Что с того, что вспыхнет закат?
Соснин поднял голову. Чёрные железные трубы котельных протыкали облака. Носились ласточки.
Загудел, отчаливая, буксир.
Заслонив глаза ладонью, коротконогий мессия сделал несколько шагов навстречу солнцу, взять хотел в руки? Странно всё это.
Опять смысл не в фокусе, плывёт и плывёт?
Или, может быть, опять трудно?
Да уж, легче-лёгкого выставлять антитезы, спаренными колоннами поддерживающие мироздание, хотя жить, писать, прорываясь сквозь многословную немоту криком души, только тогда удаётся, когда о них забываешь. Но кто же сумеет жить, писать, как ни в чём не бывало, если мироздание ходуном ходит, трещит, будто бы вот-вот рухнет? Как тут не кинуться его подпирать из последних силёнок новыми антитезами, боясь проснуться в одно прекрасное утро в культурных руинах?

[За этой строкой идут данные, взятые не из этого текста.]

template <int STOP>
ABR_HD bool jump_inside(double y, double lim, bool strict) {
    if (STOP == STOP_GE) return y < lim;
    return strict ? (y > lim) : (y >= lim);
}

constexpr int32_t kJumpCap = 1 << 20;

ABR_HD uint32_t clamp0(int32_t v, int32_t hi) {
#if defined(__HIP_DEVICE_COMPILE__)
    uint32_t r;
    asm("v_med3_i32 %0, %1, 0, %2" : "=v"(r) : "v"(v), "v"(hi));
    return r;
#else
    v = (v > 0) ? v : 0;
    return (uint32_t)((v < hi) ? v : hi);
#endif
}

ABR_HD double mul_add_u32(uint32_t q, double b, double a) {
#if defined(__HIP_DEVICE_COMPILE__)
    return __builtin_fma((double)q, b, a);
#else
    return a + (double)q * b;
#endif
}
ABR_HD double mul_sub_u32(uint32_t q, double b, double a) {
#if defined(__HIP_DEVICE_COMPILE__)
    return __builtin_fma(-(double)q, b, a);
#else
    return a - (double)q * b;
#endif
}

ABR_HD bool any_lane(bool v) {
#if defined(__HIP_DEVICE_COMPILE__)
    return __builtin_expect(__any(v) != 0, 0);
#else
    return v;
#endif
}

enum SettleKind { SETTLE_REMAINDER = 0, SETTLE_CANDIDATES = 1 };
enum GuardKind { GUARDS_CHECKED = 0, GUARDS_PROVEN = 1 };
template <int STOP, int BIAS = 0, int SETTLE = SETTLE_REMAINDER, int GUARDS = GUARDS_CHECKED>
ABR_HD int32_t chain_segment(ChainState &cs, double c, double thr, int32_t n_in, bool &hit_out) {
#ifdef ABR_SEGMENT_HOOK
    ABR_SEGMENT_HOOK(STOP);
#endif
    constexpr bool kProven = GUARDS == GUARDS_PROVEN;
#ifdef ABR_PROVEN_HOOK
    if (kProven) ABR_PROVEN_HOOK(STOP, n_in, cs.x);
#endif
    const int32_t n = (kProven || n_in < kJumpCap) ? n_in : kJumpCap;
    double x = cs.x;
    int32_t a = 0;
    const int e = expo(x);
    const bool normal = kProven | ((e > 54) & (e < 2046));
    const int ec = e;
    const double ac = (STOP == STOP_GE) ? c : -c;
    const double base = pow2_biased(ec);
    const double dm = (base + ac) - base;
    const double rem = ac - dm;
    const double half_u = base * 0x1p-53;
    const bool tie = ((rem < 0.0) ? -rem : rem) == half_u;
    const bool go = kProven | (n > 0);
    const int ea = expo(ac), ea_lo = (kProven && ea < 54) ? 54 : ea;
    const bool can = normal & go & (ea_lo < e) & (!tie | (cs.eb == e));
    const double d = (STOP == STOP_GE) ? dm : -dm;
    {
        double lim, gap;
        bool strict = true;
        if (STOP == STOP_GE) {
            lim = min_num(thr, base + base);
            gap = lim - x;
        } else {
            if (STOP == STOP_LE) {
                lim = max_num(thr, base);
            } else {
                strict = !(thr > base);
                lim = max_num(thr, base);
            }
            gap = x - lim;
        }
        const int32_t room = can ? n - 1 : 0;
        int32_t q0s = sat_i32(gap * rcp_est(dm));
        if (BIAS != 0) q0s = (q0s < 0x7fffff00 && q0s > -0x7fffff00) ? q0s + BIAS : q0s;
        const uint32_t q0 = clamp0(q0s, room);
        int32_t m, back;
        double xj;
        bool ok;
        if (SETTLE == SETTLE_REMAINDER) {
            const double r = mul_sub_u32(q0, dm, gap);
            bool longer, shorter;
            if (STOP == STOP_LT) {
                longer = strict ? (r > dm) : (r >= dm);
                shorter = strict ? (r <= 0.0) : (r < 0.0);
            } else {
                longer = r > dm;
                shorter = r <= 0.0;
            }
            m = (int32_t)clamp0((int32_t)q0 + (longer ? 1 : 0) - (shorter ? 1 : 0), room);
            xj = mul_add_u32((uint32_t)m, d, x);
            ok = (m == 0) | jump_inside<STOP>(xj, lim, strict);
            back = m;
        } else {
            const uint32_t bs = (q0 > 0) ? q0 - 1 : 0;
            const double y0 = x + (double)bs * d;
            const double y1 = y0 + d;
            const double y2 = y1 + d;
            const bool t1 = (bs + 1 <= (uint32_t)room) & jump_inside<STOP>(y1, lim, strict);
            const bool t2 = (bs + 2 <= (uint32_t)room) & jump_inside<STOP>(y2, lim, strict) & t1;
            m = (int32_t)(bs + (t1 ? 1 : 0) + (t2 ? 1 : 0));
            xj = t2 ? y2 : (t1 ? y1 : y0);
            ok = (bs == 0) | jump_inside<STOP>(y0, lim, strict);
            back = (int32_t)bs;
        }
#ifdef ABR_BRACKET_HOOK
        ABR_BRACKET_HOOK(ok);
#endif
        if (any_lane(!ok)) {
            int32_t mm = ok ? 0 : back;
#if defined(__HIP_DEVICE_COMPILE__)
#pragma clang loop unroll(disable) vectorize(disable)
#endif
            while (mm > 0 && !jump_inside<STOP>(x + (double)mm * d, lim, strict)) mm--;
            if (!ok) { m = mm; xj = x + (double)mm * d; }
        }
        x = xj;
        a = m;
    }
    const double xn = x + c;
    const bool hit = go & stop_hit<STOP>(xn, thr);
    x = go ? xn : x;
    a += go ? 1 : 0;
    cs.x = x;
    cs.eb = go ? e : cs.eb;
    hit_out = hit;
#ifdef ABR_SEGMENT_END_HOOK
    ABR_SEGMENT_END_HOOK(STOP, a, n_in, hit, can && expo(x) == e);
#endif
    return a;
}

Замкнутый круг, да и только.
Но ведь и вселенская разомкнутость, врасплох захватившая дух простором, открытым чистому разуму, ничуть не лучше, может, и хуже. Не от неё ли человечество, падкое на абстрактные посулы, сорвалось в идейный штопор, хотя уверовало в подъём, в достижение через виток-другой благодати? А тем временем расширяется трещина между притязаниями здравого смысла и магической в её круговой цельности сутью жизни.
Теперь-то, надеюсь, уразумели куда опять клонится наш разговор?
Наткнувшись на серьёзное препятствие – поди разгадай тайну красоты, например, – познание хочешь-не-хочешь обращается к самопознанию. А обратившись, сменяет оптику и, конечно же, отмечает свежим, как промытая и протёртая линза, оком… снова полетели мыльные пузыри, приблизился пузырь-глаз, его собственный глаз с колючим зрачком. Да, тогда ещё не знал, что назавтра…
Знобящий порыв ветра выдул из памяти, растворил в листве легчайшую стаю зашлифованных цветистых шаров.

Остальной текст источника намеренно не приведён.